Source data
constexpr u32 MT_SUB_DRAWS = 624u * 256u, MT_POLY_WORDS = 312, MT_DEG = 19937, MT_STATE_WORDS = MT_N + 1;
constexpr u32 MT_JUMP_SWEEPS = 88, MT_SEQ_WORDS = MT_N + MT_JUMP_SWEEPS * (MT_N - MT_M);
static_assert(MT_SEQ_WORDS >= MT_N + MT_DEG + 16, "the sequence covers the windows of every coefficient (and the sixteen outputs beyond 624 a lane reads along)");
constexpr u32 MT_SEQ_STRIDE = 20736;
constexpr u32 MT_JUMP_R = 32;
constexpr u32 MT_HALF_PW = MT_POLY_WORDS / 2, MT_HALF_X = MT_HALF_PW * 64u + 640u, MT_CONV_WAVES = 8;
constexpr u32 MT_CONV_LDS_WORDS = MT_HALF_X + 16u + MT_CONV_WAVES * 640u;
static_assert(MT_POLY_WORDS % 2 == 0 && MT_HALF_PW * 64u + MT_HALF_X <= MT_SEQ_STRIDE, "a half's bulk load stays inside its sequence's stride");
__global__ __launch_bounds__(256) void mt_seq_kernel(const u32* __restrict__ states, u32* __restrict__ seq, u32 src_stride, u32 n_sub) {
    extern __shared__ __attribute__((aligned(16))) unsigned char mtj_smem[];
    u32* const X = reinterpret_cast<u32*>(mtj_smem);
    const u32 src = blockIdx.x * src_stride;
    if (src >= n_sub) return;
    const u32 tid = threadIdx.x;
    const u32* const a = states + (u64)src * MT_STATE_WORDS;
    for (u32 i = tid; i < MT_N; i += 256) X[i] = a[i];
    __syncthreads();
    for (u32 sw = 0; sw < MT_JUMP_SWEEPS; ++sw) {
        if (tid < MT_N - MT_M) { const u32 t = sw * (MT_N - MT_M) + tid; X[t + MT_N] = X[t + MT_M] ^ mt_mix(X[t], X[t + 1]); }
        __syncthreads();
    }
    u32* const out = seq + (u64)blockIdx.x * MT_SEQ_STRIDE;
    for (u32 i = tid; i < MT_SEQ_WORDS; i += 256) out[i] = X[i];
}
__device__ __forceinline__ u64 lds_read_u64_alone(const u64* p) {
    typedef __attribute__((address_space(3))) const u64 lds_u64;
    u32 a = (u32)(uintptr_t)(lds_u64*)p;
    asm volatile("" : "+v"(a));
    return *(lds_u64*)(uintptr_t)a;
}
__global__ __launch_bounds__(512, 2) void mt_conv_kernel(u32* __restrict__ states, const u32* __restrict__ seq, const u64* __restrict__ polys, u32 coarse, u32 n_sub) {
    extern __shared__ __attribute__((aligned(16))) unsigned char mtj_smem[];
    u32* const X = reinterpret_cast<u32*>(mtj_smem);
    const u32 job = blockIdx.x >> 1, half = blockIdx.x & 1u;
    const u32 c = coarse ? 0u : job / (MT_JUMP_R - 1u), i = coarse ? job + 1u : job % (MT_JUMP_R - 1u) + 1u;
    const u32 dst = coarse ? i * MT_JUMP_R : c * MT_JUMP_R + i;
    if (dst >= n_sub) return;
    const u64* const poly = polys + (u64)((coarse ? MT_JUMP_R - 1u : 0u) + i - 1u) * MT_POLY_WORDS + (u64)half * MT_HALF_PW;
    const u32 tid = threadIdx.x;
    {
        const uint4* const g = reinterpret_cast<const uint4*>(seq + (u64)c * MT_SEQ_STRIDE + (u64)half * MT_HALF_PW * 64u);
        uint4* const l = reinterpret_cast<uint4*>(X);
        for (u32 q = tid; q < MT_HALF_X / 4u; q += 512) l[q] = g[q];
    }
    __syncthreads();
    u32* const part = X + MT_HALF_X + 16u;
    {
        const u32 lane = tid & 63u, w = tid >> 6;
        u64 ae[5], ao[5];
#pragma unroll
        for (int q = 0; q < 5; ++q) { ae[q] = 0; ao[q] = 0; }
// ... 3 lines not shown
            const u32 hi = __builtin_amdgcn_bitop3_b32((u32)(a >> 32), (u32)(b >> 32), (u32)(c >> 32), 0x96);
            return (u64)lo | ((u64)hi << 32);
        };
        auto walk = [&](u64 bits, const u64* const base, u64 (&acc)[5]) {
            while (bits) {
                const u32 n = (u32)__builtin_popcountll(bits);
                if (n >= 4) {
                    const u32 k0 = (u32)__builtin_ctzll(bits); bits &= bits - 1;
                    const u32 k1 = (u32)__builtin_ctzll(bits); bits &= bits - 1;
                    const u32 k2 = (u32)__builtin_ctzll(bits); bits &= bits - 1;
                    const u32 k3 = (u32)__builtin_ctzll(bits); bits &= bits - 1;
                    const u64 *x0 = base + (k0 >> 1), *x1 = base + (k1 >> 1), *x2 = base + (k2 >> 1), *x3 = base + (k3 >> 1);
                    u64 t0[5], t1[5], t2[5], t3[5];
#pragma unroll
                    for (int q = 0; q < 5; ++q) {
                        t0[q] = lds_read_u64_alone(x0 + 64 * q); t1[q] = lds_read_u64_alone(x1 + 64 * q);
                        t2[q] = lds_read_u64_alone(x2 + 64 * q); t3[q] = lds_read_u64_alone(x3 + 64 * q);
                    }
#pragma unroll
                    for (int q = 0; q < 5; ++q) acc[q] = xor3(xor3(acc[q], t0[q], t1[q]), t2[q], t3[q]);
                } else {
                    const u32 k0 = (u32)__builtin_ctzll(bits); bits &= bits - 1;
                    const u64* const x0 = base + (k0 >> 1);
#pragma unroll
                    for (int q = 0; q < 5; ++q) acc[q] ^= x0[64 * q];
                }
            }
        };
        for (u32 pw = w; pw < MT_HALF_PW; pw += MT_CONV_WAVES) {
            const u64 bits = uniform64(poly[pw]);
            const u64* const base = X64 + (pw << 5) + lane;
            walk(bits & 0x5555555555555555ull, base, ae);
            walk(bits & 0xAAAAAAAAAAAAAAAAull, base, ao);
        }
        u32 carry = 0;
#pragma unroll
        for (int q = 4; q >= 0; --q) {
            const u32 o_lo = (u32)ao[q];
            const u32 from_above = (u32)__builtin_amdgcn_update_dpp((int)carry, (int)o_lo, 0x130, 0xF, 0xF, false);
            carry = (u32)__builtin_amdgcn_readlane((int)o_lo, 0);
            const u32 v_lo = (u32)ae[q] ^ (u32)(ao[q] >> 32), v_hi = (u32)(ae[q] >> 32) ^ from_above;
            *reinterpret_cast<u64*>(part + w * 640u + 2u * (lane + 64u * q)) = (u64)v_lo | ((u64)v_hi << 32);
        }
    }
    __syncthreads();
    for (u32 t = tid; t < MT_N; t += 512) {
        u32 v = 0;
#pragma unroll
        for (u32 w = 0; w < MT_CONV_WAVES; ++w) v ^= part[w * 640u + t];
        if (v) atomicXor(&states[(u64)dst * MT_STATE_WORDS + t], v);
    }
    if (tid == 0 && half == 0) states[(u64)dst * MT_STATE_WORDS + MT_N] = MT_N;
}
__global__ __launch_bounds__(256) void mt_fill_multi_kernel(u32* __restrict__ states, u32* __restrict__ out, u64 first, u64 count, u64 mask) {
    __shared__ u32 buf[2][MT_N];
    const u64 off = (u64)blockIdx.x * MT_SUB_DRAWS;
    if (off >= count) return;
    const u64 n = count - off < (u64)MT_SUB_DRAWS ? count - off : (u64)MT_SUB_DRAWS;
    mt_fill_body(buf, states + (u64)blockIdx.x * MT_STATE_WORDS, out, first + off, n, mask);
}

▶ _WORK ORDER_: Go through the data above and tally every line that includes "base". State only the total.

▶ _SOLVED EXERCISE_: 6